Enquete zur Klimapolitik: ExpertInnen fordern rasches, konsequentes und politisches Handeln

Klimapolitik ist Querschnittsmaterie, sie braucht integrativen Ansatz

Wien (PK) – Rasches, konsequentes und praxisorientiertes Handeln, um die in Paris vereinbarten Klimaziele auch zu erreichen, und eine stringente integrative Politik, die in viele Bereiche hineingreift -  das sind zusammengefasst die Forderungen, die man vom  ersten Panel der heutigen Parlamentarischen Enquete "Was kommt nach Paris" mitnehmen konnte.

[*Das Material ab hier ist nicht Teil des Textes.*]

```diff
+    constexpr int LOG_R = SH::LOG_R, LOG_C = SH::LOG_C, LOG_T = SH::LOG_T;
+    constexpr int LOG_F = LOG_R, LOG_M = 2 * LOG_R, LOG_RQ = LOG_R - 4;
+    constexpr unsigned NT = 1u << LOG_T, R = 1u << LOG_R, C = 1u << LOG_C, pitch = C + 1u;
+    static_assert(LOG_C == 3 && LOG_RQ + LOG_C == LOG_T && LOG_R >= LOG_T && (R >> 1) % NT == 0 && LOG_F - LOG_C >= 7, "[2^11 x 8] tiles of 1024 lanes");
+    extern __shared__ uint32_t sm[];
+    const unsigned tid = threadIdx.x;
+    const unsigned sub = blockIdx.y & ((1u << a.log_sub) - 1u);
+    const unsigned mcol0 = (blockIdx.y >> a.log_sub) * a.col_run;
+    const unsigned n_run = min(a.col_run, a.n_mcols - mcol0);
+    unsigned tile = blockIdx.x;
+    tile = (tile & ~127u) | ((tile & 7u) << 4) | ((tile & 127u) >> 3);
+    const unsigned F0 = tile << LOG_C;
+    const unsigned c = tid & (C - 1u), jj = tid >> LOG_C;
+    const unsigned j = ((jj & 3u) << 3) | ((jj >> 2) & 7u) | (jj & ~31u);
+    uint32_t twe[(R >> 1) / NT];
+#pragma unroll
+    for (unsigned i = 0; i < (R >> 1) / NT; i++) twe[i] = a.tw[(size_t)(tid + i * NT) << (a.tw_log - LOG_R)];
+    uint32_t t = 0, rho = 0, sc = 0, sr = 0, v[16];
+    if constexpr (MODE == P4_BR_SRC) {
+        sc = a.scale_col[((size_t)sub << LOG_F) + F0 + c], sr = a.scale_row[((size_t)sub << LOG_RQ) + j];
+        rho = a.scale_rho[sub];
+    } else if constexpr (MODE == P4_IN_TW) {
+        const uint32_t kc = bitrev32(F0 + c, LOG_F);
+        const unsigned sh = a.tw_log - LOG_M;
+        t = a.tw[(size_t)(kc * j) << sh];
+        rho = a.tw[(size_t)(kc << LOG_RQ) << sh];
+    }
+    auto load_column = [&](size_t mcol, unsigned lane) {
+        const unsigned cl = lane & (C - 1u), jq = lane >> LOG_C;
+        const unsigned jl = ((jq & 3u) << 3) | ((jq >> 2) & 7u) | (jq & ~31u);
+        if constexpr (MODE == P4_BR_SRC) {
+            typedef uint32_t words4 __attribute__((ext_vector_type(4)));
+            typedef __attribute__((address_space(1))) const words4* global_quads;
+            const uint32_t src_off = (bitrev32(F0 + cl, LOG_F) << LOG_R) + (bitrev32(jl, LOG_RQ) << 4);
+            const global_quads ch = (global_quads)(uniform_global(a.src + mcol * a.src_col_stride) + src_off);
+            const words4 q0 = ch[0], q1 = ch[1], q2 = ch[2], q3 = ch[3];
+            const uint32_t wv[16] = {q0.x, q0.y, q0.z, q0.w, q1.x, q1.y, q1.z, q1.w, q2.x, q2.y, q2.z, q2.w, q3.x, q3.y, q3.z, q3.w};
+#pragma unroll
+            for (int k = 0; k < 16; k++) v[k] = wv[((k & 1) << 3) | ((k & 2) << 1) | ((k & 4) >> 1) | ((k & 8) >> 3)];
+        } else {
+            const global_words tile_src = uniform_global((a.src_cols ? column_pointer(a.src_cols, mcol) : a.src + mcol * a.src_col_stride) + ((size_t)sub << LOG_M) + F0);
+            const uint32_t src_off = (jl << LOG_F) + cl;
+#pragma unroll
+            for (int k = 0; k < 16; k++) v[k] = uniform_global(tile_src + ((size_t)k << (LOG_RQ + LOG_F)))[src_off];
+        }
+    };
+    load_column(mcol0, tid);
+#pragma unroll
+    for (unsigned i = 0; i < (R >> 1) / NT; i++) sm[R * pitch + tid + i * NT] = twe[i];
+    if constexpr (MODE == P4_BR_SRC) t = mmul(sc, sr);
+#pragma unroll
+    for (int k = 0; k < 16; k++) asm volatile("" : "+v"(v[k]));
+    asm volatile("" : "+v"(t), "+v"(rho));
+    for (unsigned q = 0; q < n_run; q++) {
+        const size_t mcol = (size_t)mcol0 + q;
+        if constexpr (MODE != P4_PLAIN) {
+            uint32_t tq = t, rq = rho;
+            asm volatile("" : "+v"(tq), "+v"(rq));
+            scale_geometric(v, tq, rq);
+        }
+        zk_syncthreads();
+        unsigned tl = tid;
+        asm volatile("" : "+v"(tl));
+        tl &= NT - 1u;
+        unsigned zero = 0;
+        asm volatile("" : "+s"(zero));
+        uint32_t* const lv = sm + zero;
+        uint32_t* const twl = lv + R * pitch;
+        {
+            const unsigned cl = tl & (C - 1u), jq = tl >> LOG_C;
+            const unsigned jl = ((jq & 3u) << 3) | ((jq >> 2) & 7u) | (jq & ~31u);
+            uint32_t w[15];
+            load_unit_twiddles<4, LOG_RQ, 0>(twl, jl, w);
+            dif_unit_w<4>(v, w);
+            uint32_t* base = lv + jl * pitch + cl;
+#pragma unroll
+            for (int k = 0; k < 16; k++) base[(k << LOG_RQ) * pitch] = v[k];
+        }
+        zk_syncthreads();
+        lds_rounds_ct<LOG_R, LOG_C, LOG_RQ, NT>(lv, twl, tl);
+        const bool more = q + 1 < n_run;
+        if (more) load_column(mcol + 1, tl);
+        const global_words dst = uniform_global((a.dst_cols ? column_pointer((const uint32_t* const*)a.dst_cols, mcol) : a.dst + mcol * a.dst_col_stride) + ((size_t)sub << LOG_M) + ((size_t)F0 << LOG_R));
+        const uint32_t* lrow = lv + tl * pitch;
+#pragma unroll
+        for (unsigned i = 0; i < (R * C) / NT; i++) {
+            const unsigned cc = (NT * i) >> LOG_R, p0 = (NT * i) & (R - 1u);
+            uniform_global(dst + ((size_t)cc << LOG_R) + p0)[tl] = lrow[p0 * pitch + cc];
+        }
+        if (more) {
+#pragma unroll
+            for (int k = 0; k < 16; k++) asm volatile("" : "+v"(v[k]));
+        }
     }
 }
 
@@ -685,6 +788,8 @@
     ZK_P4_CT(10, 2, 8),  ZK_P4_CT(9, 3, 8),   ZK_P4_CT(8, 4, 8),  ZK_P4_CT(7, 5, 8),
 };
 #undef ZK_P4_CT
+static const Pass4Kernel P4_SQ11_RUN[3] = {k_ntt_pass4_ct_sq_run<ShapeSq11, P4_PLAIN>, k_ntt_pass4_ct_sq_run<ShapeSq11, P4_IN_TW>,
+                                           k_ntt_pass4_ct_sq_run<ShapeSq11, P4_BR_SRC>};
 static const Pass4Kernel P4_SQ11[3] = {k_ntt_pass4_ct_sq<ShapeSq11, P4_PLAIN>, k_ntt_pass4_ct_sq<ShapeSq11, P4_IN_TW>,
                                        k_ntt_pass4_ct_sq<ShapeSq11, P4_BR_SRC>};
 static bool pass4_is_sq11(const Pass4Args& pa, unsigned n_pass, unsigned n_x, unsigned log_n) {
@@ -693,7 +798,8 @@
            (!pa.in_tw || (pa.log_prev == 11 && pa.log_tt == 22 && pa.tw_a == 1 && pa.tw_bx == 0));
 }
 static Pass4Kernel pass4_kernel_for(const Pass4Args& pa, unsigned log_t, int pass_form, unsigned n_pass, unsigned n_x, unsigned log_n) {
-    if (pass_form == 0 && pass4_is_sq11(pa, n_pass, n_x, log_n)) return P4_SQ11[pa.br_src ? P4_BR_SRC : pa.in_tw ? P4_IN_TW : P4_PLAIN];
+    if ((pass_form == 0 || pass_form == 3) && pass4_is_sq11(pa, n_pass, n_x, log_n))
+        return (pass_form == 0 ? P4_SQ11_RUN : P4_SQ11)[pa.br_src ? P4_BR_SRC : pa.in_tw ? P4_IN_TW : P4_PLAIN];
     for (const Pass4Shape& sh : P4_SHAPES)
         if (sh.log_r == pa.log_r && sh.log_c == pa.log_c && sh.log_t == log_t) return sh.kernel;
     return k_ntt_pass4;
@@ -708,6 +814,7 @@
         const int lds_max = ((17u << MAX_LOG_R) + (1u << (MAX_LOG_R - 1))) * 4;
         for (const Pass4Shape& sh : P4_SHAPES) ZK_HIP_CHECK(ctx, hipFuncSetAttribute((const void*)sh.kernel, hipFuncAttributeMaxDynamicSharedMemorySize, lds_max));
         for (Pass4Kernel k : P4_SQ11) ZK_HIP_CHECK(ctx, hipFuncSetAttribute((const void*)k, hipFuncAttributeMaxDynamicSharedMemorySize, lds_max));
+        for (Pass4Kernel k : P4_SQ11_RUN) ZK_HIP_CHECK(ctx, hipFuncSetAttribute((const void*)k, hipFuncAttributeMaxDynamicSharedMemorySize, lds_max));
         ZK_HIP_CHECK(ctx, hipFuncSetAttribute((const void*)k_ntt_pass4, hipFuncAttributeMaxDynamicSharedMemorySize, lds_max));
         attr_set.mark(ctx->device);
     }
@@ -735,8 +842,14 @@
         const unsigned threads = std::min(1024u, std::max(64u, (R >> 4) * C));
         const size_t lds = ((size_t)R * (C + 1) + (R >> 1)) * 4;
         dim3 grid(n_x << (pa.log_f - pa.log_c), (unsigned)(width << log_sub));
+        const Pass4Kernel kernel = pass4_kernel_for(pa, log_t, ctx->cfg.ntt_pass_form, n_pass, n_x, log_n);
+        pa.n_mcols = (unsigned)width, pa.col_run = 1;
+        if (std::find(std::begin(P4_SQ11_RUN), std::end(P4_SQ11_RUN), kernel) != std::end(P4_SQ11_RUN)) {
+            pa.col_run = ctx->cfg.ntt_col_run;
+            grid.y = (unsigned)(((width + pa.col_run - 1) / pa.col_run) << log_sub);
+        }
         KernelScope ks(ctx, inverse ? "ntt_pass_inv" : "ntt_pass_fwd");
-        hipLaunchKernelGGL(pass4_kernel_for(pa, log_t, ctx->cfg.ntt_pass_form, n_pass, n_x, log_n), grid, dim3(threads), lds, ctx->stream, pa);
+        hipLaunchKernelGGL(kernel, grid, dim3(threads), lds, ctx->stream, pa);
         ZK_HIP_CHECK(ctx, hipGetLastError());
         return ZKHIP_OK;
     };
```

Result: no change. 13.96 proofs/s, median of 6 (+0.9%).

Diese Diskussion widmete sich dem Thema "Umsetzung des Klimaabkommens innerhalb und durch die Europäische Union". Impulse dazu lieferten Anne Bergenfelt als Vertreterin der Ratspräsidentschaft und der EU-Kommission sowie der EU-Parlamentarier Paul Rübig, Vorsitzender des STOA-Ausschusses (Science and Technology Options Assessment Panel). Dieser beschäftigt sich mit den wichtigen technologischen und wissenschaftlichen Herausforderungen der Zukunft und beurteilt ihre Auswirkungen auf die europäische Gesellschaft und die Wirtschaft – er ist damit einer der wichtigsten Think Tanks auf EU Ebene.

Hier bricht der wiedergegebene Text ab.